Saturday, October 27, 2012

Dedication


I wrote my book to every reader who feels lonely often. They feel alone with burdens and problems. Dedicate it to everyone with some kind of a sickness, or lives with some disability. Dedicate it to those who will less than others, or life bullied and they want to start something new, but they don’t know how. To those who doesn’t have strength for anything. They cannot succeed in anything, they lives are depending on others, cannot make independent decisions. To those who are isolated from the world and they don’t think they have hope for them. To singles, married couples without the blessing of having children. Or to those who lost their children, loved ones. Finally, I dedicate this book to my Christian brothers and sisters, who got discouraged. Believe me, there is no situation that wouldn’t hold an exit out of it. I lived an aimless, self-destructive life. One day I had to give it up, I started a new life. There was somebody who changed my life, healed my wounds, comforted me day after day, encourages me. I have somebody that will help you too! Somebody who can love without conditions! I wish, at the end of the book you will see it, because…
HOPE knocked on your door. 


 Psalms 139:

1.To the chief Musician, A Psalm of David.
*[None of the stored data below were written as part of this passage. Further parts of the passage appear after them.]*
# alexranaldi/CWSL_DIGI

Measured on AMD Instinct MI355X. Metric: IQ Msamples/s demod+sync per GPU; concurrent FT8 slots at real-time; % HBM roofline, higher is better.
Workload: dtype f32

## Files before the change

### cwsl_digi_amd/csrc/sync_kernels.hpp

```cpp
#pragma once
#include <hip/hip_runtime.h>
#include <stdint.h>

namespace cwslg {

constexpr int FT8_NSPS = 1920, FT8_NSTEP = 480, FT8_NHSYM = 372, FT8_NH1 = 1920, FT8_JZ = 62, FT8_NMAX = 180000;
constexpr int FT4_NFFT1 = 2304, FT4_NSTEP = 576, FT4_NHSYM = 122, FT4_NH1 = 1152, FT4_NMAX = 72576;
constexpr int FT4_ROW = 1168;
constexpr int SYNC_BAND = 32;
constexpr int SYNC_MAXCAND_CAP = 600;
constexpr int SYNC_MAXPRE = 1000;

struct SyncConfig {
    bool enabled = false;
    float syncmin = 1.5f;
    float syncmin_ft4 = 1.2f;
    int max_cand = 200;
    int f_lo_hz = 200, f_hi_hz = 3000;
    int ia = 64, ib = 960, nbins = 976;
    struct Kept {
        bool ft4_coherent = true;
        int order = 0;
        bool ft4_soft = false;
        bool ft8_soft = false;
// ... 973 lines not shown
            for (int k = 0; k < 7; ++k) {
                const float2 v = *reinterpret_cast<const float2 *>(&s_s[rr + 2 * k][2 * mp]);
                acc.x = acc.x + v.x;
                acc.y = acc.y + v.y;
            }
            *reinterpret_cast<float2 *>(c0 + 2 * mp) = acc;
        }
        __builtin_amdgcn_fence(__ATOMIC_RELEASE, "wavefront");
        __builtin_amdgcn_wave_barrier();
        __builtin_amdgcn_fence(__ATOMIC_ACQUIRE, "wavefront");
        const int j = 2 * lane - FT8_JZ;
        const bool ok0 = j <= FT8_JZ, ok1 = j + 1 <= FT8_JZ;
        SyncPair sy = SyncPair{0.0f, 0.0f};
        if (ok0) sy = costas_sync2(s_s, c0, rr, j);
        const unsigned long long ka = ok0 ? sync_key(sy.a, j + FT8_JZ) : 0ull;
        const unsigned long long kb = ok1 ? sync_key(sy.b, j + 1 + FT8_JZ) : 0ull;
        unsigned long long k2 = (kb > ka) ? kb : ka;
        unsigned long long k1 = 0ull;
        if (ok0 && j >= -10 && j <= 10) k1 = ka;
        if (ok1 && j + 1 >= -10 && j + 1 <= 10 && kb > k1) k1 = kb;
        k2 = wave_max_u64(k2);
        k1 = wave_max_u64(k1);
        if (lane == 0) {
            w->red[bin] = key_value(k1);  w->jpeak[bin] = (255 - (int)(k1 & 0xFFu)) - FT8_JZ;
            w->red2[bin] = key_value(k2); w->jpeak2[bin] = (255 - (int)(k2 & 0xFFu)) - FT8_JZ;
        }
        __builtin_amdgcn_fence(__ATOMIC_RELEASE, "wavefront");
        __builtin_amdgcn_wave_barrier();
    }
}

#endif
constexpr int S2_PITCH = 378, S2_COL0 = 2;
constexpr int DPP_ROW_MIRROR = 0x140;

__device__ __forceinline__ float wave_max_f32(float v)
{
    v = fmaxf(v, dpp_get<DPP_XOR1>(v));
    v = fmaxf(v, dpp_get<DPP_XOR2>(v));
    v = fmaxf(v, dpp_get<DPP_HALF_MIRROR>(v));
    v = fmaxf(v, dpp_get<DPP_ROW_MIRROR>(v));
    const int vi = __float_as_int(v);
    const float r0 = __int_as_float(__builtin_amdgcn_readlane(vi, 0)), r1 = __int_as_float(__builtin_amdgcn_readlane(vi, 16));
    const float r2 = __int_as_float(__builtin_amdgcn_readlane(vi, 32)), r3 = __int_as_float(__builtin_amdgcn_readlane(vi, 48));
    return fmaxf(fmaxf(r0, r1), fmaxf(r2, r3));
}

__device__ __forceinline__ void wave_first_max(float v, int lag, float &best, int &best_lag)
{
    const float m = wave_max_f32(v);
    const unsigned long long hit = __builtin_amdgcn_ballot_w64(v == m);
    const int src = hit ? (int)__builtin_ctzll(hit) : 0;
    best = __int_as_float(__builtin_amdgcn_readlane(__float_as_int(v), src));
    best_lag = __builtin_amdgcn_readlane(lag, src);
}

#ifndef CWSLG_SEARCH_HOISTPTR
#define CWSLG_SEARCH_HOISTPTR 1
#endif
#ifndef CWSLG_SEARCH_DPPMAX
#define CWSLG_SEARCH_DPPMAX 1
#endif
__device__ __forceinline__ void wave_first_max2(float va, int laga, float vb, int lagb, float &besta, int &best_laga, float &bestb, int &best_lagb)
{
    float ma = va, mb = vb;
#define CWSLG_DPP_MAX2(CTRL)                                                                  \
    "v_max_f32_dpp %0, %0, %0 " CTRL "\n\t"                                                   \
    "v_max_f32_dpp %1, %1, %1 " CTRL "\n\t"                                                   \
    "s_nop 0\n\t"
    asm volatile("s_nop 1\n\t"
                 CWSLG_DPP_MAX2("quad_perm:[1,0,3,2] row_mask:0xf bank_mask:0xf")
                 CWSLG_DPP_MAX2("quad_perm:[2,3,0,1] row_mask:0xf bank_mask:0xf")
                 CWSLG_DPP_MAX2("row_half_mirror row_mask:0xf bank_mask:0xf")
                 CWSLG_DPP_MAX2("row_mirror row_mask:0xf bank_mask:0xf")
                 CWSLG_DPP_MAX2("row_bcast:15 row_mask:0xa bank_mask:0xf")
                 CWSLG_DPP_MAX2("row_bcast:31 row_mask:0xc bank_mask:0xf")
                 "s_nop 0"
                 : "+v"(ma), "+v"(mb));
#undef CWSLG_DPP_MAX2
    const float wa = __int_as_float(__builtin_amdgcn_readlane(__float_as_int(ma), 63));
    const float wb = __int_as_float(__builtin_amdgcn_readlane(__float_as_int(mb), 63));
    const unsigned long long hita = __builtin_amdgcn_ballot_w64(va == wa), hitb = __builtin_amdgcn_ballot_w64(vb == wb);
    const int srca = hita ? (int)__builtin_ctzll(hita) : 0, srcb = hitb ? (int)__builtin_ctzll(hitb) : 0;
    besta = __int_as_float(__builtin_amdgcn_readlane(__float_as_int(va), srca)); best_laga = __builtin_amdgcn_readlane(laga, srca);
    bestb = __int_as_float(__builtin_amdgcn_readlane(__float_as_int(vb), srcb)); best_lagb = __builtin_amdgcn_readlane(lagb, srcb);
}

__device__ __forceinline__ float div6_exact(float x)
{
    const float r = 0x1.555556p-3f;
    const float q0 = x * r;
    const float e = __builtin_fmaf(-6.0f, q0, x);
    float q = __builtin_fmaf(e, r, q0);
    if (__builtin_expect((__float_as_uint(x) & 0x7fffffffu) - 0x10000000u >= 0x6f800000u, 0)) q = x / 6.0f;
    return q;
}

__device__ __forceinline__ float sync_finish(float ta, float tb, float tc, float t0a, float t0b, float t0c)
{
    float t = ta + tb + tc;
    float t0 = t0a + t0b + t0c;
    t0 = div6_exact(t0 - t);
    const float sync_abc = t / t0;
    t = tb + tc;
    t0 = t0b + t0c;
    t0 = div6_exact(t0 - t);
    const float sync_bc = t / t0;
    float sy = (sync_abc > sync_bc) ? sync_abc : sync_bc;
    if (!(sy == sy)) sy = 0.0f;
    return sy;
}

__device__ __forceinline__ void sync_finish2(v2f ta, v2f tb, v2f tc, v2f ua, v2f ub, v2f uc, float &sx, float &sy)
{
    const float r = 0x1.555556p-3f;
    const float t1x = ta.x + tb.x + tc.x, t1y = ta.y + tb.y + tc.y;
    const float d1x = (ua.x + ub.x + uc.x) - t1x, d1y = (ua.y + ub.y + uc.y) - t1y;
    const float t2x = tb.x + tc.x, t2y = tb.y + tc.y;
    const float d2x = (ub.x + uc.x) - t2x, d2y = (ub.y + uc.y) - t2y;
    auto short6 = [&](float x) { const float q0 = x * r; return __builtin_fmaf(__builtin_fmaf(-6.0f, q0, x), r, q0); };
    auto biased = [](float x) { return (__float_as_uint(x) & 0x7fffffffu) - 0x10000000u; };
    float q1x = short6(d1x), q1y = short6(d1y), q2x = short6(d2x), q2y = short6(d2y);
    const unsigned worst = max(max(biased(d1x), biased(d1y)), max(biased(d2x), biased(d2y)));
    if (__builtin_expect(worst >= 0x6f800000u, 0)) { q1x = d1x / 6.0f; q1y = d1y / 6.0f; q2x = d2x / 6.0f; q2y = d2y / 6.0f; }
    const float ax = t1x / q1x, bx = t2x / q2x, ay = t1y / q1y, by = t2y / q2y;
    sx = (ax > bx) ? ax : bx;
    sy = (ay > by) ? ay : by;
    if (!(sx == sx)) sx = 0.0f;
    if (!(sy == sy)) sy = 0.0f;
}

#if defined(CWSLG_STAMP) && defined(CWSLG_STAMP_SYNC)
#define SSTAMP(slot)                                                                                \
    do {                                                                                            \
        const unsigned wg_ = blockIdx.y * gridDim.x + blockIdx.x;                                   \
        if (threadIdx.x == 0 && wg_ < 65536) {                                                      \
            unsigned long long t_;                                                                  \
            asm volatile("s_waitcnt vmcnt(0) lgkmcnt(0)\n\ts_memtime %0\n\ts_waitcnt lgkmcnt(0)" : "=s"(t_)::"memory");              \
            g_stamps[8 * wg_ + (slot)] = t_;                                                        \
        }                                                                                           \
    } while (0)
#define SSTAMP1(slot)                                                                               \
    do {                                                                                            \
        const unsigned wg_ = blockIdx.y * gridDim.x + blockIdx.x;                                   \
        if (threadIdx.x == 0 && wg_ < 65536) {                                                      \
            unsigned long long t_;                                                                  \
            asm volatile("s_waitcnt lgkmcnt(0)\n\ts_memtime %0\n\ts_waitcnt lgkmcnt(0)" : "=s"(t_)::"memory");              \
            g_stamps[8 * wg_ + (slot)] = t_;                                                        \
        }                                                                                           \
    } while (0)
#else
#define SSTAMP(slot) do { } while (0)
#define SSTAMP1(slot) do { } while (0)
#endif
#if CWSLG_LAB
__global__ __launch_bounds__(SYNC2D_NT, 4) void ft8_sync2d_v2_kernel(const SyncWork *__restrict__ works, int ia, int ib, int nbins)
{
    constexpr int ROWS = SYNC_BAND + 12, NW = SYNC2D_NT / 64;
    constexpr int UN = (FT8_NHSYM + NW - 1) / NW;
    __shared__ __attribute__((aligned(16))) float s_s[ROWS][S2_PITCH];
    __shared__ __attribute__((aligned(16))) float s_c0[NW][S2_PITCH];
    const SyncWork *w = works + blockIdx.y;
    const int tid = threadIdx.x, lane = tid & 63, wv = tid >> 6;
    const int i0 = ia + blockIdx.x * SYNC_BAND;
    {
        const CWSLG_GLOBAL float *sp = as_global(w->spectra) + i0 + lane;
        const bool on = lane < ROWS && i0 + lane < nbins;
        float v[UN];
#pragma unroll
        for (int q = 0; q < UN; ++q) {
            const int m = wv + NW * q;
            v[q] = (on && m < FT8_NHSYM) ? sp[(size_t)m * nbins] : 0.0f;
        }
        float *dst = &s_s[lane < ROWS ? lane : 0][S2_COL0 + 1 + wv];
#pragma unroll
        for (int q = 0; q < UN; ++q)
            if (lane < ROWS && wv + NW * q < FT8_NHSYM) dst[NW * q] = v[q];
        if (tid < ROWS) {
            float *row = s_s[tid];
            row[0] = 0.0f; row[1] = 0.0f; row[2] = 0.0f;
            row[S2_COL0 + 373] = 0.0f; row[S2_COL0 + 374] = 0.0f; row[S2_COL0 + 375] = 0.0f;
        }
    }
    __syncthreads();
    float *c0 = s_c0[wv];
    const int icos[7] = {3, 1, 4, 0, 6, 5, 2};
    const int j = 2 * lane - FT8_JZ;
    const bool ok0 = j <= FT8_JZ, ok1 = j + 1 <= FT8_JZ;
    const bool near0 = j >= -10 && j <= 10, near1 = j + 1 >= -10 && j + 1 <= 10;
    const float ninf = -__builtin_huge_valf();
    const int pa0 = lane - 24, pb0 = pa0 + 72, pc0 = pa0 + 144;
    constexpr int PP = S2_PITCH / 2;
    const v2f *s_s2 = reinterpret_cast<const v2f *>(&s_s[0][0]);
    v2f *c02 = reinterpret_cast<v2f *>(c0);
    {
        for (int rr = wv; rr < SYNC_BAND; rr += NW) {
            const int bin = i0 + rr;
            if (bin > ib) break;
            for (int mp = lane; mp < PP; mp += 64) {
                v2f acc = {0.0f, 0.0f};
#pragma unroll
                for (int k = 0; k < 7; ++k) acc = acc + s_s2[(rr + 2 * k) * PP + mp];
                c02[mp] = acc;
            }
            __builtin_amdgcn_fence(__ATOMIC_RELEASE, "wavefront");
            __builtin_amdgcn_wave_barrier();
            __builtin_amdgcn_fence(__ATOMIC_ACQUIRE, "wavefront");
            v2f ta = {0, 0}, tb = {0, 0}, tc = {0, 0}, ua = {0, 0}, ub = {0, 0}, uc = {0, 0};
#pragma unroll
            for (int n = 0; n < 7; ++n) {
                const v2f *row = s_s2 + (rr + 2 * icos[n]) * PP;
                int pa = pa0 + 2 * n; pa = pa < 0 ? 0 : pa;
                int pc = pc0 + 2 * n; pc = pc > PP - 1 ? PP - 1 : pc;
                const int pb = pb0 + 2 * n;
                const v2f va = row[pa], wa = c02[pa];
                const v2f vb = row[pb], wb = c02[pb];
                const v2f vc = row[pc], wc = c02[pc];
                ta = ta + va; ua = ua + wa;
                tb = tb + vb; ub = ub + wb;
                tc = tc + vc; uc = uc + wc;
            }
            const float sa = ok0 ? sync_finish(ta.x, tb.x, tc.x, ua.x, ub.x, uc.x) : ninf;
            const float sb = ok1 ? sync_finish(ta.y, tb.y, tc.y, ua.y, ub.y, uc.y) : ninf;
            const bool b2 = sb > sa;
            float r2; int l2;
            wave_first_max(b2 ? sb : sa, b2 ? j + 1 : j, r2, l2);
            const float na = near0 ? sa : ninf, nb = near1 ? sb : ninf;
            const bool b1 = nb > na;
            float r1; int l1;
            wave_first_max(b1 ? nb : na, b1 ? j + 1 : j, r1, l1);
            if (lane == 0) {
                as_global_rw(w->red)[bin] = r1;  as_global_rw(w->jpeak)[bin] = l1;
                as_global_rw(w->red2)[bin] = r2; as_global_rw(w->jpeak2)[bin] = l2;
            }
            __builtin_amdgcn_fence(__ATOMIC_RELEASE, "wavefront");
            __builtin_amdgcn_wave_barrier();
        }
    }
}
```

O LORD, thou hast searched me, and known me.
2.Thou knowest my downsitting and mine uprising, thou understandest my thought afar off. 
3.Thou compassest my path and my lying down, and art acquainted with all my ways. 
4.For there is not a word in my tongue, but, lo, O LORD, thou knowest it altogether.
5.Thou hast beset me behind and before, and laid thine hand upon me. 
6.Such knowledge is too wonderful for me; it is high, I cannot attain unto it. 
7.Whither shall I go from thy spirit? or whither shall I flee from thy presence? 
8.If I ascend up into heaven, thou art there: if I make my bed in hell, behold, thou art there. 
9.If I take the wings of the morning, and dwell in the uttermost parts of the sea; 
10.Even there shall thy hand lead me, and thy right hand shall hold me. 
11. If I say, Surely the darkness shall cover me; even the night shall be light about me. 
12.Yea, the darkness hideth not from thee; but the night shineth as the day: the darkness and the light are both alike to thee. 
13.For thou hast possessed my reins: thou hast covered me in my mother's womb. 
14.I will praise thee; for I am fearfully and wonderfully made: marvellous are thy works; and that my soul knoweth right well. 
15.My substance was not hid from thee, when I was made in secret, and curiously wrought in the lowest parts of the earth. 
16.Thine eyes did see my substance, yet being unperfect; and in thy book all my members were written, which in continuance were fashioned, when as yet there was none of them. 
17.How precious also are thy thoughts unto me, O God! how great is the sum of them! 
18.If I should count them, they are more in number than the sand: when I awake, I am still with thee.

Introduction.
I have the hammer and I start to hit the heart of Andrew! “Let me in!” – I scream at him. – “I want to love you! – The more I hit him, his heart gets thicker. “But the ice will break sometimes!” – mumbling to myself. I try to touch him. I cannot, he is extremely cold. I am soaking wet, the cold chills my backbone. I am hasting for breath, I’m choking. “Don’t leave me, don’t go!” – I whisper, than I wake up suddenly. I’m scared, worried, afraid of failure. Looking for my phone, call my pastor friend. He prays quietly. I start to relax slowly. Andrew lived 15 years. Died in HIV in October 2004. I sneak into Little Brave’s room. He lies on his back. He snuffles. I sigh, he wakes up with a giggle. “Momma, I love you!” he turns around and goes back to sleep. I go to the window. The town is beautiful at night. I can hide in its beauty. I think about you, not even knowing that both of my sons are fighting HIV. What would you do if you would know? Would you hate me? Would you reject me? Why do I have to live in a society where I have to keep the sickness of my children SECRET? I wanted to tell so many times, but I have to be cautious. Cautious for you! I am 45 years old and I am in pain for 24 hours of each day. I paid with my health. Was it worth it? My soul got healed, maybe the physical part will get better one day. I grateful to them, I became who I am today, because of them. A mature, trustworthy person. I look at Little Brave, my beautiful son and I start to cry. The tear burns my face. I sneak out, I don’t want to wake him up. I take a painkiller. A gentle voice calls me: “Do not be afraid! There will be troubles in the world, but trust, I conquered the world!”